The Desert Research Institute, which is part of the University and Community College System of Nevada, acquired the Colorado laboratory because the weather phenomena observable there have important consequences for Nevada, institute spokesman Ron Kalb said.
"There are some instances where you have to take the scientist to the environment, because you can't take the environment to the scientist," Kalb said.
The lab was rebuilt in 1995 for about $218,000, Kalb said. That money came from the institute's grants and contracts, not the state of Nevada, he noted.
Borys' findings center on the way clouds form and the causes of rain and snow. Like the oyster that seizes on a grain of sand to form a pearl, water droplets in storm clouds form around tiny airborne particles. The particles can be natural, such as sea salt or dust, or manmade.
Borys found that some clouds had so many of the particles that too many tiny drops formed. The same amount of water was split up into many small droplets instead of a few larger ones. The problem is, droplets must reach a certain size to be heavy enough to fall out of the cloud as precipitation.
"On occasion, half of the snow that might fall is not falling" because it's tied up in droplets too tiny to drop, Borys said. The droplets probably evaporate instead, never reaching the mountain snowpack, he said.

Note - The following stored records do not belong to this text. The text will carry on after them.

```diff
@@ -165,73 +194,92 @@
 #pragma unroll
         for (int ir = 0; ir < 6; ++ir) rowb[ir] = MID_OFF + ((4 * tt - 1 + ir) & 15) * ROWB;
     };
-    auto store_out = [&](size_t pix0) {
-        asm volatile("s_waitcnt vmcnt(3)" : "+v"(rv[0]), "+v"(rv[1]), "+v"(rv[2]), "+v"(rv[3]) :: "memory");
-        char* yb = reinterpret_cast<char*>(yg) + pix0 * a.y_cs * 2;
+    auto out_row = [&](char* yb, auto ic) {
+        constexpr int i = decltype(ic)::value;
+        if constexpr (i == 0) asm volatile("s_waitcnt vmcnt(3)" : "+v"(rv[0]), "+v"(rv[1]), "+v"(rv[2]), "+v"(rv[3]) :: "memory");
         unsigned yl = yl0;
         asm volatile("" : "+v"(yl));
-#pragma unroll
-        for (int i = 0; i < 4; ++i) {
-            float v[8];
-#pragma unroll
-            for (int e = 0; e < 8; ++e) v[e] = act_fast<2>(acc[i][e >> 2][e & 3] + (float)rv[i][e]);
-            const half8 o = {(half_t)v[0], (half_t)v[1], (half_t)v[2], (half_t)v[3], (half_t)v[4], (half_t)v[5], (half_t)v[6], (half_t)v[7]};
-            *reinterpret_cast<half8*>(yb + (size_t)(yl + i * ystep)) = o;
-        }
-    };
-
-    issue(-1); issue(0); issue(1); issue(2);
+        float v[8];
+#pragma unroll
+        for (int e = 0; e < 8; ++e) v[e] = act_fast<2>(acc[i][e >> 2][e & 3] + (float)rv[i][e]);
+        const half8 o = {(half_t)v[0], (half_t)v[1], (half_t)v[2], (half_t)v[3], (half_t)v[4], (half_t)v[5], (half_t)v[6], (half_t)v[7]};
+        *reinterpret_cast<half8*>(yb + (size_t)(yl + i * ystep)) = o;
+    };
+
+    issue_next(); issue_next(); issue_next(); issue_next();
     asm volatile("s_waitcnt lgkmcnt(0)" ::: "memory");
     if (grp == 0) {
+        int sy = 0, s5 = 0;
         for (int s = 0; s < S_tot + 2; ++s) {
             wait_vmcnt<3>();
             __builtin_amdgcn_s_barrier();
-            issue(s + 3);
-            const bool live = s < S_tot, act1 = live && s % gpi < gpi - 1;
+            BLK_STAMP(0);
+            BLK_TOP();
+            issue_next();
+            const bool live = s < S_tot, act1 = live && sy < gpi - 1;
             if (act1) {
-                rows1(s);
+                BLK_STAMP(1);
+                rows1(s5);
                 kfirst();
-                kpart(P0{});
+                kpart(P0{}, std::true_type{}, no_tail);
+                BLK_STAMP(2);
             }
             __builtin_amdgcn_s_barrier();
             if (live) {
                 if (act1) {
-                    kpart(P1{});
-                    store_mid(s);
+                    BLK_STAMP(3);
+                    __builtin_amdgcn_s_setprio(1);
+                    kpart(P1{}, std::true_type{}, [&](auto i) { mid_row(s, i); });
+                    __builtin_amdgcn_s_setprio(0);
                 } else zero_mid(s);
                 asm volatile("s_waitcnt lgkmcnt(0)" ::: "memory");
+                if (act1) { BLK_STAMP(5); BLK_STEP(); }
             }
+            sy = sy + 1 == gpi ? 0 : sy + 1;
+            s5 = s5 == 4 ? 0 : s5 + 1;
         }
         __builtin_amdgcn_s_barrier();
     } else {
         wait_vmcnt<3>();
         __builtin_amdgcn_s_barrier();
         bool prev = false;
+        int ty = 0;
+        const char* rb = reinterpret_cast<const char*>(xg) + (size_t)img0 * a.H * 32 * a.x_cs * 2;
+        char* yb = reinterpret_cast<char*>(yg) + (size_t)img0 * a.H * 32 * a.y_cs * 2;
         for (int s = 0; s < S_tot + 2; ++s) {
             __builtin_amdgcn_s_barrier();
+            BLK_STAMP(0);
+            BLK_TOP();
             const int tt = s - 2;
-            const bool act2 = tt >= 0 && tt < S_tot && (tt % gpi) < gpi - 1;
-            const int jl = act2 ? tt / gpi : 0, gy = act2 ? tt % gpi : 0;
-            const size_t pix0 = ((size_t)(img0 + jl) * a.H + gy * 4) * 32;
-            if (act2) load_res(pix0);
-            issue(s + 3);
+            const bool act2 = tt >= 0 && tt < S_tot && ty < gpi - 1;
+            if (act2) load_res(rb);
+            issue_next();
             if (act2) {
+                BLK_STAMP(1);
                 rows2(tt);
                 kfirst();
-                kpart(P0{});
+                kpart(P0{}, std::false_type{}, no_tail);
+                BLK_STAMP(2);
             }
             if (act2 && prev) wait_vmcnt<11>();
             else if (act2 || prev) wait_vmcnt<7>();
             else wait_vmcnt<3>();
             __builtin_amdgcn_s_barrier();
             if (act2) {
-                kpart(P1{});
-                store_out(pix0);
+                BLK_STAMP(3);
+                __builtin_amdgcn_s_setprio(1);
+                kpart(P1{}, std::false_type{}, [&](auto i) { out_row(yb, i); });
+                __builtin_amdgcn_s_setprio(0);
+                BLK_STAMP(5);
+                BLK_STEP();
+                rb += (size_t)4 * rstep, yb += (size_t)4 * ystep;
             }
             prev = act2;
+            if (tt >= 0) ty = ty + 1 == gpi ? 0 : ty + 1;
         }
     }
     wait_vmcnt<0>();
+    BLK_STAMPS_OUT();
 }
 
 void launch_c64_block(const ConvArgs& c1, const ConvArgs& c2, int ipb, hipStream_t s) {
@@ -248,3 +296,9 @@
 }
 
 }
+
+#ifdef AICAM_BLOCK_STAMPS
+extern "C" int aic_block_stamps_read(unsigned long long* out, long words) {
+    return (int)hipMemcpyFromSymbol(out, HIP_SYMBOL(aic::aic_block_stamp_buf), (size_t)words * sizeof(unsigned long long));
+}
+#endif
```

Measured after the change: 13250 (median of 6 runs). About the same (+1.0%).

The particles involved, Borys found, were mainly sulfates and nitrates, which typically enter the atmosphere due to coal-burning power plants. He used weather patterns to trace the particles to electric plants in Western states.

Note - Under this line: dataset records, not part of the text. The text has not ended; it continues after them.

+  auto issue = [&](int chunk, int t, int ky, int kx) {
+    const int c = chunk * KC + scol * 4;
+    if (chunk != cur_chunk) {
+      cur_chunk = chunk;
+      cur_s1 = (p.nsrc > 1) && (chunk * KC >= C0);
+      const unsigned sC4 = (unsigned)(cur_s1 ? p.src[1].C : p.src[0].C) * 4u;
+      const unsigned cl4 = (unsigned)(cur_s1 ? c - C0 : c) * 4u;
+#pragma unroll
+      for (int i = 0; i < Cfg::AROWS; ++i) rowoff[i] = (unsigned)pix0[i] * sC4 + cl4;
+      if (TR != 0) {
+        const MsegSrc& s = cur_s1 ? p.src[1] : p.src[0];
+        ract = s.act;
+        if (s.scale != nullptr) {
+          const unsigned cl = (c < p.Cin) ? (cl4 >> 2) : 0u;
+#pragma unroll
+          for (int i = 0; i < NSC; ++i) {
+            const size_t o = (size_t)(PER_SAMPLE ? rown[i] : 0) * (unsigned)s.ss + cl;
+            rsc[i] = *reinterpret_cast<const float4*>(s.scale + o);
+            rsh[i] = *reinterpret_cast<const float4*>(s.shift + o);
+          }
+        } else {
+#pragma unroll
+          for (int i = 0; i < NSC; ++i) {
+            rsc[i] = make_float4(1.f, 1.f, 1.f, 1.f);
+            rsh[i] = make_float4(0.f, 0.f, 0.f, 0.f);
+          }
+        }
+      }
+    }
+    const unsigned cbit = (c < p.Cin) ? (1u << t) : 0u;
+    const unsigned sC4 = (unsigned)(cur_s1 ? p.src[1].C : p.src[0].C) * 4u;
+    const unsigned delta = (unsigned)(geom.dir * ((ky >> geom.sh) * p.Wi + (kx >> geom.sh))) * sC4;
+#pragma unroll
+    for (int i = 0; i < Cfg::AROWS; ++i) {
+      const bool ok = (vmask[i] & cbit) != 0u;
+      const unsigned vo = ok ? rowoff[i] + delta : OOB;
+      const f32x4 v = cur_s1 ? __builtin_bit_cast(f32x4, __builtin_amdgcn_raw_buffer_load_b128(rs1, vo, 0, 0))
+                             : __builtin_bit_cast(f32x4, __builtin_amdgcn_raw_buffer_load_b128(rs0, vo, 0, 0));
+      ra[i] = make_float4(v[0], v[1], v[2], v[3]);
+      if (TR != 0) rm[i] = ok ? 1.f : 0.f;
+    }
+    const unsigned wso = ((unsigned)t * (unsigned)p.Npad * (unsigned)p.Kpad + (unsigned)chunk * KC) * 4u;
+#pragma unroll
+    for (int i = 0; i < Cfg::BROWS; ++i) {
+      const f32x4 v = __builtin_bit_cast(f32x4, __builtin_amdgcn_raw_buffer_load_b128(rsw, wvoff[i], wso, 0));
+      rb[i] = make_float4(v[0], v[1], v[2], v[3]);
+    }
+  };
+
+  auto commit = [&](float* As, float* Bs) {
+    const float lo = (ract == MSEG_ACT_RELU) ? 0.f : -3.402823466e38f;
+#pragma unroll
+    for (int i = 0; i < Cfg::AROWS; ++i) {
+      float4 v = ra[i];
+      if (TR != 0) {
+        if (TR == 2) {
+          v = act_fwd4(v, ract);
+        } else {
+          v.x = clamp_lo(v.x, lo); v.y = clamp_lo(v.y, lo); v.z = clamp_lo(v.z, lo); v.w = clamp_lo(v.w, lo);
+        }
+        const float4 sc = rsc[PER_SAMPLE ? i : 0], sh = rsh[PER_SAMPLE ? i : 0];
+        const float m = rm[i];
+        v.x = (v.x * sc.x + sh.x) * m; v.y = (v.y * sc.y + sh.y) * m;
+        v.z = (v.z * sc.z + sh.z) * m; v.w = (v.w * sc.w + sh.w) * m;
+      }
+      *reinterpret_cast<float4*>(As + (srow + 64 * i) * LDS_STRIDE + scol * 4) = v;
+    }
+#pragma unroll
+    for (int i = 0; i < Cfg::BROWS; ++i)
+      *reinterpret_cast<float4*>(Bs + (srow + 64 * i) * LDS_STRIDE + scol * 4) = rb[i];
+  };
+
+  unsigned long long taplist = 0ull, taplist_hi = 0ull;
+  int nlive = 0;
+  {
+    int py = 0, px = 0;
+    if (geom.sh) {
+      const int cls = m0 / (M >> 2);
+      py = cls >> 1; px = cls & 1;
+    }
+    for (int tt = 0; tt < T; ++tt) {
+      const int ky_ = tt / p.KW, kx_ = tt - ky_ * p.KW;
+      const bool live = (((py - geom.dir * (ky_ - geom.pad)) | (px - geom.dir * (kx_ - geom.pad))) & geom.sh) == 0;
+      if (live) {
+        const unsigned long long e = (unsigned long long)(tt | (ky_ << 4) | (kx_ << 6));
+        if (nlive < 8) taplist |= e << (8 * nlive); else taplist_hi |= e << (8 * (nlive - 8));
+        ++nlive;
+      }
+    }
+  }
+  auto tap_at = [&](int j) -> unsigned { return (unsigned)((j < 8 ? taplist >> (8 * j) : taplist_hi >> (8 * (j - 8))) & 0xffull); };
+  int chunk = 0, j = 0;
+  const int nsteps = nchunks * nlive;
+  unsigned e0 = tap_at(0);
+  issue(0, (int)(e0 & 15u), (int)((e0 >> 4) & 3u), (int)(e0 >> 6));
+  commit(lds, lds + BM * LDS_STRIDE);
+  __syncthreads();
+  int cur = 0;
+  const int li = lane & 31, lh = lane >> 5;
+  for (int step = 0; step < nsteps; ++step) {
+    if (step + 1 < nsteps) {
+      j += 1;
+      if (j >= nlive) { j = 0; ++chunk; }
+    }
+    e0 = tap_at(j);
+    issue(chunk, (int)(e0 & 15u), (int)((e0 >> 4) & 3u), (int)(e0 >> 6));
+
+    const float* As = lds + cur * STAGE;
+    const float* Bs = As + BM * LDS_STRIDE;
+#pragma unroll
+    for (int kk = 0; kk < KC / 8; ++kk) {
+      float4 af[Cfg::MB], bf[Cfg::NB];
+#pragma unroll
+      for (int a = 0; a < Cfg::MB; ++a)
+        af[a] = *reinterpret_cast<const float4*>(As + (wm * Cfg::TM + a * 32 + li) * LDS_STRIDE + kk * 8 + lh * 4);
+#pragma unroll
+      for (int b = 0; b < Cfg::NB; ++b)
+        bf[b] = *reinterpret_cast<const float4*>(Bs + (wn * Cfg::TN + b * 32 + li) * LDS_STRIDE + kk * 8 + lh * 4);
+#pragma unroll
+      for (int a = 0; a < Cfg::MB; ++a)
+#pragma unroll
+        for (int b = 0; b < Cfg::NB; ++b) {
+          acc[a][b] = __builtin_amdgcn_mfma_f32_32x32x2f32(af[a].x, bf[b].x, acc[a][b], 0, 0, 0);
+          acc[a][b] = __builtin_amdgcn_mfma_f32_32x32x2f32(af[a].y, bf[b].y, acc[a][b], 0, 0, 0);
+          acc[a][b] = __builtin_amdgcn_mfma_f32_32x32x2f32(af[a].z, bf[b].z, acc[a][b], 0, 0, 0);
+          acc[a][b] = __builtin_amdgcn_mfma_f32_32x32x2f32(af[a].w, bf[b].w, acc[a][b], 0, 0, 0);
+        }
+    }
+    float* An = lds + (cur ^ 1) * STAGE;
+    commit(An, An + BM * LDS_STRIDE);
+    __syncthreads();
+    cur ^= 1;
+  }
+  igemm_epilogue<Cfg>(acc, m0, n0, wm, wn, lane, M);
+}
+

Despite the proven negative effects of pollution from burning coal, "the interior West is experiencing a resurgence in proposed new coal-fired power plants unlike any we have witnessed in a generation," said Vickie Patton, a Colorado-based representative for the nonprofit Environmental Defense.

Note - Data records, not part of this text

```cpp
int launch_gemm_part(const GemmParams& p_in, int planes, const GemmPlan& plan, int i, hipStream_t stream) {
    typedef void (*kern_t)(const GemmParams);
    struct Shape {
        kern_t kernel[2];
        int bm, bn, threads;
        size_t smem;
    };
    static const Shape shapes[4] = {
        {{gemm_bf16_kernel<1, 128, 128, 2, 4>, gemm_bf16_kernel<2, 128, 128, 2, 4>}, 128, 128, 512, (size_t)2 * (128 + 128) * 128 + 4096},
        {{gemm_bf16_kernel<1, 128, 128, 2, 4, 4>, gemm_bf16_kernel<2, 128, 128, 2, 4, 4>}, 128, 128, 512, (size_t)4 * (128 + 128) * 128},
        {{gemm_bf16_kernel<1, 64, 128, 1, 4, 4>, gemm_bf16_kernel<2, 64, 128, 1, 4, 4>}, 64, 128, 256, (size_t)4 * (64 + 128) * 128},
        {{gemm8p_kernel<1>, gemm8p_kernel<2>}, 256, 256, 512, (size_t)2 * 4 * 128 * 128},
    };
    static_assert((size_t)2 * (128 + 128) * 128 + 4096 >= (size_t)8 * 8192 + (size_t)128 * 16 + (size_t)128 * 8,
                  "gemm: dynamic LDS too small for the staged epilogue (wave buffers + row table)");
    const GemmPlan::Part& part = plan.part[i];
    const Shape& k = shapes[part.kernel];
    GemmParams p = p_in;
    p.m_offset = part.m_offset;
    p.M = part.M;
    p.splitk = part.splitk;
    p.staged = plan.staged;
    p.direct = plan.direct;
    p.debug = tn(p).gemm_debug;
    CWM_REQUIRE(part.splitk == 1 || (p.sk2_slabs && p.sk2_count), "gemm: a launch that splits K needs the caller's split-K workspace");
    if (int rc = cwm_set_max_lds((const void*)k.kernel[planes - 1], (int)k.smem)) return rc;
    const int tiles = ((p.M + k.bm - 1) / k.bm) * ((p.N + k.bn - 1) / k.bn);
    hipLaunchKernelGGL(k.kernel[planes - 1], dim3(tiles * part.splitk), dim3(k.threads), k.smem, stream, p);
    CWM_HIP_CHECK(hipGetLastError());
    return 0;
}

int launch_gemm(const GemmParams& p_in, int planes, hipStream_t stream) {
    GemmPlan plan;
    if (int rc = gemm_plan(p_in, planes, 0, gemm_cu_count(), &plan)) return rc;
    GemmParams p = p_in;
    if (plan.splits_k() && !p.sk2_slabs) {
        struct Ws { float* slabs; unsigned* counts; };
        static std::mutex mu;
        static std::map<std::pair<int, hipStream_t>, Ws> table;
        int dev = 0;
        CWM_HIP_CHECK(hipGetDevice(&dev));
        std::lock_guard<std::mutex> lock(mu);
        auto it = table.find(std::make_pair(dev, stream));
        if (it == table.end()) {
            Ws w = {nullptr, nullptr};
            if (int rc = splitk_workspace_alloc(&w.slabs, &w.counts, stream)) return rc;
            it = table.emplace(std::make_pair(dev, stream), w).first;
        }
        p.sk2_slabs = it->second.slabs;
        p.sk2_count = it->second.counts;
    }
    for (int i = 0; i < plan.nparts; ++i)
        if (int rc = launch_gemm_part(p, planes, plan, i, stream)) return rc;
    return 0;
}

}
```

counterfactualworldmodels_amd/csrc/kernels.h:

```cpp
#pragma once
#include "common.h"

namespace cwm {

struct Tuning {
    int gemm_tile = 0;
    int gemm_debug = 0;
    int gemm_staged = 1;
    int gemm_direct = 1;
    int attn_kernel = 0;
    int attn_remap = 1;
    int attn_tail = 1;
    int attn_ksplit = 1;
    int index_fused = 1;
    int prune_last_block = 1;
    int min_lane_rows = 0;
    int conj_ctx_stream = 1;
    int conj_attn = 1;
    int (*tile_hook)(int M, int N, int K, int epi, int overlapped) = nullptr;
};
const Tuning& default_tuning();
Tuning& thread_tuning();
int tuning_set(Tuning& t, const char* key, int value);
int tuning_set_production(Tuning& t, const char* key, int value);
int tuning_get(const Tuning& t, const char* key, int* value);

enum GemmEpilogue : int {
    EPI_F32 = 0,
    EPI_BF16_GELU = 1,
    EPI_BF16 = 2,
    EPI_QKV = 3,
};

struct GemmParams {
    const bf16* A;
    const bf16* W;
    int lda;
    int M, N, K;
    int m_offset;
    const float* bias;
    int epi;
    int rows_in, rows_out, map_stride;
    int out_row_offset;
    const int* resid_rowmap;
    float* C;
    int ldc;
    const float* resid;
    int ldr;
    bf16* out_hi;
    int64_t out_plane;
    int ldo;
    bf16* q_out;
    bf16* k_out;
    bf16* v_out;
    int64_t qk_plane;
    int qkv_dim, heads, head_dim, n_tok;
    float q_scale;
    int splitk;
    float* sk2_slabs;
    unsigned* sk2_count;
    int staged;
    int direct;
    int overlapped;
    int debug;
    const Tuning* tune;
};

constexpr int kSplitKSlots = 512;
int splitk_workspace_alloc(float** slabs, unsigned** counts, hipStream_t stream);
enum GemmKernel : int {
    GEMM_KERNEL_128 = 0,
    GEMM_KERNEL_DEEP128 = 1,
    GEMM_KERNEL_DEEP64 = 2,
    GEMM_KERNEL_8PHASE = 3,
};
struct GemmPlan {
    int cfg;
    int nparts;
    struct Part {
        int m_offset, M;
        int kernel;
        int splitk;
    } part[2];
    int staged, direct;
    bool splits_k() const { return part[0].splitk > 1 || (nparts == 2 && part[1].splitk > 1); }
};
int gemm_plan(const GemmParams& p, int planes, int forced_cfg, int cus, GemmPlan* plan);
int launch_gemm_part(const GemmParams& p, int planes, const GemmPlan& plan, int i, hipStream_t stream);
int launch_gemm(const GemmParams& p, int planes, hipStream_t stream);
int gemm_cu_count();
int gemm_prof_dump();

struct AttnParams {
    const bf16* q;
    const bf16* k;
    const bf16* v;
    int64_t qk_plane;
    bf16* o;
    int64_t o_plane;
    int ldo;
    int n_tok, heads, batch;
    int remap;
    int q_off, n_q;
    int ks_main, ks_parts, ks_nqb;
    float* ks_scratch;
    int tail_split;
    const Tuning* tune;
    const int* key_len;
};

int launch_attention(const AttnParams& p, int planes, hipStream_t stream);
int attention_pipe_prof(int i);
int launch_attention_pipe(const AttnParams& p, int planes, hipStream_t stream);

struct LayerNormParams {
    const float* x;
    int ldx;
    const float* gamma;
    const float* beta;
    float eps;
    int D;
    int rows;
    int rows_out_per_b, rows_in_per_b, in_offset;
    bf16* out;
    int64_t out_plane;
    int ldo;
    float* out_f32;
};

int launch_layernorm(const LayerNormParams& p, int planes, hipStream_t stream);

int launch_mask_to_perm(const uint8_t* mask, int B, int Nt, int n_vis, int* perm, int* err, hipStream_t stream);
int launch_mask_row_counts(const uint8_t* mask, int B, int Nt, int* counts, hipStream_t stream);
int launch_mask_flip_picks(uint8_t* mask, int B, int Nt, const int* table, int n_rows, hipStream_t stream);

struct PatchGatherParams {
    const float* x;
    int64_t sb, sc, st;
    int normalize;
    int C, H, W, P;
    const int* perm;
    int Nt, n_rows;
    int perm_stride;
    int B;
    bf16* out;
    int64_t out_plane;
    int ld;
};

int launch_patch_gather(const PatchGatherParams& p, int planes, hipStream_t stream);

struct FlowRgbGatherParams {
    const float* fwd;
    const float* bwd;
    int64_t f_sb, f_sc, b_sb, b_sc;
    const float* x;
    int64_t sb, sc;
    int normalize;
    int H, W, P;
    const int* perm;
    int Nt, n_rows, perm_stride, B;
    bf16* out;
    int64_t out_plane;
    int ld;
};
int launch_flow_rgb_gather(const FlowRgbGatherParams& p, int planes, hipStream_t stream);
int launch_index_gather(const PatchGatherParams& p, const uint8_t* mask, int n_vis, int* perm, int* rank, int* err_rows, int planes, hipStream_t stream,
                        int n_vis_min = 0, int* counts = nullptr);
int launch_mask_to_perm_ragged(const uint8_t* mask, int B, int Nt, int n_vis_min, int n_vis, int* perm, int* err, int* counts, hipStream_t stream);

int launch_fill_mask_tokens(float* x_full, const float* mask_token, const float* pos, const int* perm, int B, int Nt, int n_vis, int D, hipStream_t stream);
int launch_fill_mask_tokens_ragged(float* x_full, const float* mask_token, const float* pos, const int* perm, const int* counts, int B, int Nt, int n_vis_min,
                                   int D, hipStream_t stream);

struct UnembedParams {
    const float* y;
    const float* x;
    int64_t sb, sc, st;
    const uint8_t* mask;
    const int* rank;
    int B, T, C, H, W, P, n_vis, Nm;
    float* out;
};

int launch_unembed(const UnembedParams& p, hipStream_t stream);

struct ShiftPromptParams {
    const float* x;
    int B, S, T, C, H, W, P, frame, fix_passive;
    const uint8_t* active;
    const uint8_t* masks;
    const int* shifts;
    float* x_out;
    uint8_t* mask_out;
};

int launch_shift_prompts(const ShiftPromptParams& p, hipStream_t stream);
int launch_prompt_table_expand(const int* table, int S, int gh, int gw, int T, int frame, uint8_t* active, uint8_t* passive, int* shifts, hipStream_t stream);

constexpr int kMultiShiftMaxSteps = 8;
struct MultiShiftParams {
    const float* x;
    int B, S, K, T, C, H, W, P, frame, fix_passive, mask_steps;
    const uint8_t* points;
    const uint8_t* masks;
    const int* shifts;
    float* x_out;
    uint8_t* mask_out;
};

int launch_multi_shift_prompts(const MultiShiftParams& p, hipStream_t stream);

struct SmallAttnParams {
    const float* qkv;
    int B, n_tok, heads, head_dim;
    bf16* o;
    int64_t o_plane;
    int ldo;
};
int launch_small_attention(const SmallAttnParams& p, int planes, hipStream_t stream);
int launch_small_attention_mfma(const SmallAttnParams& p, int planes, hipStream_t stream);
bool small_attention_mfma_ok(int n_tok, int head_dim);
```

According to Energy Argus, a commercial service that tracks energy projects, new coal plants are being proposed in Nevada, Colorado, Utah, Wyoming, Arizona and New Mexico. One-third of the electricity generated by those proposed plants would be in Nevada.
If even a few of those plants are built, Patton said, "the Western airshed would experience a significant rise in the two pollutants that are singled out in the DRI study, not to mention a staggering and unmitigated addition of greenhouse gases."
For several years, environmental scientists have believed in theory that pollutants affected precipitation, but Borys' research provides proof, said Jana Milford, a University of Colorado professor and Environmental Defense senior scientist.
"It's extremely valuable to have this empirical, observational evidence of the effects of pollution on climate," Milford said.
"Mountain snowfall is so critical to this region," she added. "This study needs to be taken seriously" as a cause for concern to policymakers and the public."
More than half of the power generated in the U.S. comes from coal; proponents say new technologies have made coal power cleaner, and it remains cheaper than nuclear, natural gas or alternative energy sources.
The energy industry says that the effects on air quality and human health of the atmospheric particles produced by coal burning have been overstated.
Representatives of the Edison Electric Institute, a trade group, and the industry-sponsored nonprofit Electric Power Research Institute declined to comment on the implications of Borys' research because they were not familiar with it.
To Borys, the meaning is clear. "I'm hoping some of our work demonstrates that pollutants have another reason to concern us," he said.
"Air pollution knows no boundaries," he added, citing oil fires in Kuwait and dust storms in Mongolia that produced effects literally across the globe. "We're all in the same soup, so to speak. Everyone needs to take responsibility to make sure we do our part to maintain our environment."